4. Scalability, Generalization, and Ablation
FourCropNet demonstrates robust scalability and generalization as the number of classes increases:
- AUC metrics from ROC analysis: single-crop (4-class) >0.995, two crops (8-class) >0.990, three crops (12-class) >0.985, all crops (15-class) =0.983.
- Performance shows graceful degradation with increasing class count, indicating resilience to inter-class visual similarity.
Ablation studies isolate the impact of model components:
- Removing SE-attention decreases combined accuracy from 95.3% to 93.7% (–1.6 percentage points).
- Replacing residual skip connections with plain convolution yields an accuracy of 94.1%.
- Both residual and attention mechanisms each contribute approximately 1–2 percentage points to overall accuracy, highlighting the additive benefit of these architectural elements.
5. Computational Efficiency and Deployment
FourCropNet is engineered for practical inference speed and memory efficiency:
- Model size is ≈26 MB, suitable for deployment on edge devices.
- Inference latency is approximately 25–30 milliseconds per image on mid-range smartphone CPUs, and 7 milliseconds per image on NVIDIA GTX 1080Ti.
- Supports export to TensorFlow-Lite and ONNX formats for compatibility with portable and embedded hardware.
- Batch processing for offline inference on resource-limited GPUs remains feasible.
This computational profile facilitates robust field deployment for near real-time disease diagnosis.

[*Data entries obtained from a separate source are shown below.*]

extern "C" int omt_layernorm_h(const float* x, int ldx, float* y, int ldy, uint16_t* y_hi, uint16_t* y_lo, float* y_rs,
                               uint16_t* x_hi, uint16_t* x_lo, float* x_rs, int lds, const float* w, const float* b,
                               int M, int C, float eps, int seg, int seg_stride, int seg_off, omt_stream_t stream) {
  OMT_REQUIRE((y_rs == nullptr || y_hi != nullptr) && (x_rs == nullptr || x_hi != nullptr), "omt_layernorm_h: row scales without planes");
  omt::LnPlanes pl{y_hi, y_lo, x_hi, x_lo, lds, y_rs, x_rs};
  return layernorm_impl("omt_layernorm_h", x, ldx, y, ldy, pl, w, b, M, C, eps, seg, seg_stride, seg_off, stream);
}

extern "C" int omt_patchify_ln(const float* video, float* A, uint16_t* A_hi, uint16_t* A_lo, float* A_rs, const float* ln_w,
                               const float* ln_b, int B, int Cin, int T, int H, int W, int p, int pt, int first,
                               float eps, omt_stream_t stream) {
  OMT_ENTER();
  OMT_REQUIRE(video && (A || A_hi) && ((ln_w == nullptr) == (ln_b == nullptr)) && ((A_hi == nullptr) == (A_lo == nullptr)),
              "omt_patchify_ln: null pointer");
  OMT_REQUIRE(aligned_to(16, {video, A, ln_w, ln_b}), "omt_patchify_ln: video, A, ln_w and ln_b must be 16-byte aligned");
  OMT_REQUIRE(((uintptr_t)A_hi | (uintptr_t)A_lo) % 8 == 0, "omt_patchify_ln: planes must be 8-byte aligned");
  OMT_REQUIRE(A_rs == nullptr || A_hi != nullptr, "omt_patchify_ln: row scales without planes");
  OMT_REQUIRE(p % 4 == 0 && H % p == 0 && W % p == 0, "omt_patchify_ln: patch %d must be a multiple of 4 dividing %dx%d", p, H, W);
  OMT_REQUIRE(first || (T > 1 && (T - 1) % pt == 0), "omt_patchify_ln: (T-1) %% pt != 0");
  const int PT = first ? 1 : pt;
  const int K = Cin * PT * p * p;
  OMT_REQUIRE(K <= 1024, "omt_patchify_ln: patch vector %d > 1024", K);
  const long long rows = (long long)B * (first ? 1 : (T - 1) / pt) * (H / p) * (W / p);
  if (rows == 0) return OMT_OK;
  cudaStream_t st = (cudaStream_t)stream;
  dim3 grid((unsigned)((rows + 7) / 8)), block(256);
  const int nv = (K / 4 + 31) / 32;
  if (nv <= 2)
    OMT_CUDA(launch_k(patchify_ln_kernel<2>, grid, block, 0, st, video, A, A_hi, A_lo, A_rs, ln_w, ln_b, (int)rows, Cin, T, H, W, p, pt, first, eps));
  else if (nv <= 6)
    OMT_CUDA(launch_k(patchify_ln_kernel<6>, grid, block, 0, st, video, A, A_hi, A_lo, A_rs, ln_w, ln_b, (int)rows, Cin, T, H, W, p, pt, first, eps));
  else
    OMT_CUDA(launch_k(patchify_ln_kernel<8>, grid, block, 0, st, video, A, A_hi, A_lo, A_rs, ln_w, ln_b, (int)rows, Cin, T, H, W, p, pt, first, eps));
  OMT_LAUNCH_CHECK();
  return OMT_OK;
}

extern "C" int omt_patchify_ln_u8(const uint8_t* frames, const float* lut, const int32_t* sel, float* A, uint16_t* A_hi,
                                  uint16_t* A_lo, float* A_rs, const float* ln_w, const float* ln_b, int B, int Cin, int T,
                                  int H, int W, int p, int pt, int first, float eps, omt_stream_t stream) {
  OMT_ENTER();
  OMT_REQUIRE(frames && lut && (A || A_hi) && ((ln_w == nullptr) == (ln_b == nullptr)) && ((A_hi == nullptr) == (A_lo == nullptr)),
              "omt_patchify_ln_u8: null pointer");
  OMT_REQUIRE(aligned_to(16, {A, ln_w, ln_b}), "omt_patchify_ln_u8: A, ln_w and ln_b must be 16-byte aligned");
  OMT_REQUIRE(((uintptr_t)A_hi | (uintptr_t)A_lo) % 8 == 0, "omt_patchify_ln_u8: planes must be 8-byte aligned");
  OMT_REQUIRE((uintptr_t)frames % 4 == 0, "omt_patchify_ln_u8: frames must be 4-byte aligned");
  OMT_REQUIRE(A_rs == nullptr || A_hi != nullptr, "omt_patchify_ln_u8: row scales without planes");
  OMT_REQUIRE(Cin >= 1 && Cin <= 4, "omt_patchify_ln_u8: Cin=%d must be 1..4", Cin);
  OMT_REQUIRE(p % 4 == 0 && p > 0 && H % p == 0 && W % p == 0, "omt_patchify_ln_u8: patch %d must be a multiple of 4 dividing %dx%d", p, H, W);
  OMT_REQUIRE(first || (T > 1 && pt > 0 && (T - 1) % pt == 0), "omt_patchify_ln_u8: (T-1) %% pt != 0");
  const int PT = first ? 1 : pt;
  const int K = Cin * PT * p * p;
  OMT_REQUIRE(K <= PU8_MAX_K, "omt_patchify_ln_u8: patch vector %d > %d", K, PU8_MAX_K);
  const long long rows = (long long)B * (first ? 1 : (T - 1) / pt) * (H / p) * (W / p);
  if (rows == 0) return OMT_OK;
  cudaStream_t st = (cudaStream_t)stream;
  long long blocks = (rows + PU8_WARPS - 1) / PU8_WARPS;
  if (blocks > (long long)sm_count() * 8) blocks = (long long)sm_count() * 8;
  dim3 grid((unsigned)blocks), block(32 * PU8_WARPS);
  const int nv = (K / 4 + 31) / 32;
  if (nv <= 2)
    OMT_CUDA(launch_k(patchify_ln_u8_kernel<2>, grid, block, 0, st, frames, lut, sel, A, A_hi, A_lo, A_rs, ln_w, ln_b, (int)rows, Cin, T, H, W, p, pt, first, eps));
  else if (nv <= 6)
    OMT_CUDA(launch_k(patchify_ln_u8_kernel<6>, grid, block, 0, st, frames, lut, sel, A, A_hi, A_lo, A_rs, ln_w, ln_b, (int)rows, Cin, T, H, W, p, pt, first, eps));
  else
    OMT_CUDA(launch_k(patchify_ln_u8_kernel<8>, grid, block, 0, st, frames, lut, sel, A, A_hi, A_lo, A_rs, ln_w, ln_b, (int)rows, Cin, T, H, W, p, pt, first, eps));
  OMT_LAUNCH_CHECK();
  return OMT_OK;
}

extern "C" int omt_u8_norm_select(const uint8_t* frames, int B, long long per_sample, int32_t* sel, omt_stream_t stream) {
  OMT_ENTER();
  OMT_REQUIRE(frames && sel, "omt_u8_norm_select: null pointer");
  OMT_REQUIRE(B >= 0 && B <= 65535 && per_sample >= 0, "omt_u8_norm_select: B=%d, per_sample=%lld", B, per_sample);
  if (B == 0) return OMT_OK;
  cudaStream_t st = (cudaStream_t)stream;
  OMT_CUDA(launch_k(u8_sel_init_kernel, dim3((B + 255) / 256), dim3(256), 0, st, sel, B));
  OMT_LAUNCH_CHECK();
  if (per_sample == 0) return OMT_OK;
  long long bx = (per_sample / 16 + 255) / 256;
  const long long cap = ((long long)sm_count() * 8 + B - 1) / B;
  if (bx > cap) bx = cap;
  if (bx < 1) bx = 1;
  OMT_CUDA(launch_k(u8_sel_scan_kernel, dim3((unsigned)bx, (unsigned)B), dim3(256), 0, st, frames, per_sample, sel));
  OMT_LAUNCH_CHECK();
  return OMT_OK;
}

extern "C" int omt_unpatchify(const float* P, float* video, int B, int Cin, int T, int H, int W, int p,
                              int pt, int first, omt_stream_t stream) {
  OMT_ENTER();
  OMT_REQUIRE(P && video, "omt_unpatchify: null pointer");
  OMT_REQUIRE(aligned_to(16, {P, video}), "omt_unpatchify: P and video must be 16-byte aligned");
  OMT_REQUIRE(p % 4 == 0 && H % p == 0 && W % p == 0, "omt_unpatchify: bad patch size");
  OMT_REQUIRE(first || (T > 1 && (T - 1) % pt == 0), "omt_unpatchify: (T-1) %% pt != 0");
  const int PT = first ? 1 : pt;
  const long long rows = (long long)B * (first ? 1 : (T - 1) / pt) * (H / p) * (W / p);
  const long long total4 = rows * (Cin * PT * p * p / 4);
  if (total4 == 0) return OMT_OK;
  long long blocks = (total4 + 255) / 256;
  if (blocks > 148LL * 32) blocks = 148LL * 32;
  OMT_CUDA(launch_k(unpatchify_kernel, dim3((unsigned)blocks), dim3(256), 0, (cudaStream_t)stream, P, video, total4, Cin, T, H, W, p, pt, first));
  OMT_LAUNCH_CHECK();
  return OMT_OK;
}

extern "C" int omt_unpatchify_u8(const float* P, uint8_t* out, int B, int Cin, int T, int H, int W, int p, int pt,
                                 int first, float mul, float add, float lo, float hi, float post, omt_stream_t stream) {
  OMT_ENTER();
  OMT_REQUIRE(P && out, "omt_unpatchify_u8: null pointer");
  OMT_REQUIRE(aligned_to(16, {P}), "omt_unpatchify_u8: P must be 16-byte aligned");
  OMT_REQUIRE(p % 4 == 0 && H % p == 0 && W % p == 0, "omt_unpatchify_u8: bad patch size");
  OMT_REQUIRE(first || (T > 1 && (T - 1) % pt == 0), "omt_unpatchify_u8: (T-1) %% pt != 0");
  OMT_REQUIRE(lo >= 0.f && hi * post < 256.f, "omt_unpatchify_u8: clamp range [%g, %g] x %g does not fit a byte", lo, hi, post);
  const int PT = first ? 1 : pt;
  const long long rows = (long long)B * (first ? 1 : (T - 1) / pt) * (H / p) * (W / p);
  const long long total = rows * PT * p * (p / 4);
  if (total == 0) return OMT_OK;
  long long blocks = (total + 255) / 256;
  if (blocks > 148LL * 32) blocks = 148LL * 32;
  OMT_CUDA(launch_k(unpatchify_u8_kernel, dim3((unsigned)blocks), dim3(256), 0, (cudaStream_t)stream, P, out, total, Cin, T, H, W, p,
                    pt, first, mul, add, lo, hi, post));
  OMT_LAUNCH_CHECK();
  return OMT_OK;
}

extern "C" int omt_peg(const float* x, float* y, const float* w27, const float* bias, const int32_t* nbr,
                       int B, int rows_per_b, int C, omt_stream_t stream) {
  OMT_ENTER();
  OMT_REQUIRE(x && y && w27 && bias && nbr, "omt_peg: null pointer");
  OMT_REQUIRE(x != y, "omt_peg: in-place is not supported (stencil)");
  OMT_REQUIRE(aligned_to(16, {x, y, w27, bias}), "omt_peg: x, y, w27 and bias must be 16-byte aligned");
  OMT_REQUIRE(C % 4 == 0 && C / 4 <= 128, "omt_peg: C=%d unsupported (need C %% 4 == 0, C <= 512)", C);
  const long long M = (long long)B * rows_per_b;
  if (M == 0) return OMT_OK;
  static bool attr_set[64];
  const size_t smem = (size_t)27 * C * sizeof(float);
  int dev0 = 0;
  cudaGetDevice(&dev0);
  if (dev0 >= 0 && dev0 < 64 && !attr_set[dev0]) {
    OMT_CUDA(cudaFuncSetAttribute(peg_kernel, cudaFuncAttributeMaxDynamicSharedMemorySize, 27 * 512 * 4));
    attr_set[dev0] = true;
  }
  const unsigned blocks = (unsigned)((M + PEG_ROWS - 1) / PEG_ROWS);
  peg_kernel<<<blocks, 128, smem, (cudaStream_t)stream>>>(x, y, w27, bias, nbr, rows_per_b, C, M);
  OMT_LAUNCH_CHECK();
  return OMT_OK;
}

6. Applications in Precision Agriculture
FourCropNet's application scope includes:
- Real-time in-field disease scanning via smartphone or drone-mounted cameras.
- Automated alerting to enable rapid intervention and early outbreak containment.
- Integration with farm management platforms for geo-tagged disease mapping, supporting spatial crop health analytics.
These features enable timely and precise diagnosis, reducing yield loss, unnecessary pesticide application, and improving sustainability in multi-crop agricultural contexts. The architecture is also adaptable to new crop classes via fine-tuning on augmented or novel leaf image datasets, supporting extensibility in changing agricultural environments.
7. Significance and Impact
FourCropNet provides a scalable framework for multi-crop disease detection with accuracy exceeding 95% on complex (15-class) tasks while remaining viable for edge-based deployment (Khandagale et al., 11 Mar 2025). The synthesis of residual and attention-based feature learning within a lightweight parameter and FLOP budget exemplifies advances in practical deep learning for digital agriculture. Its empirical superiority over contemporary models and adaptation to mobile inference workflows addresses key challenges in precision agriculture, contributing to improved crop health monitoring and management.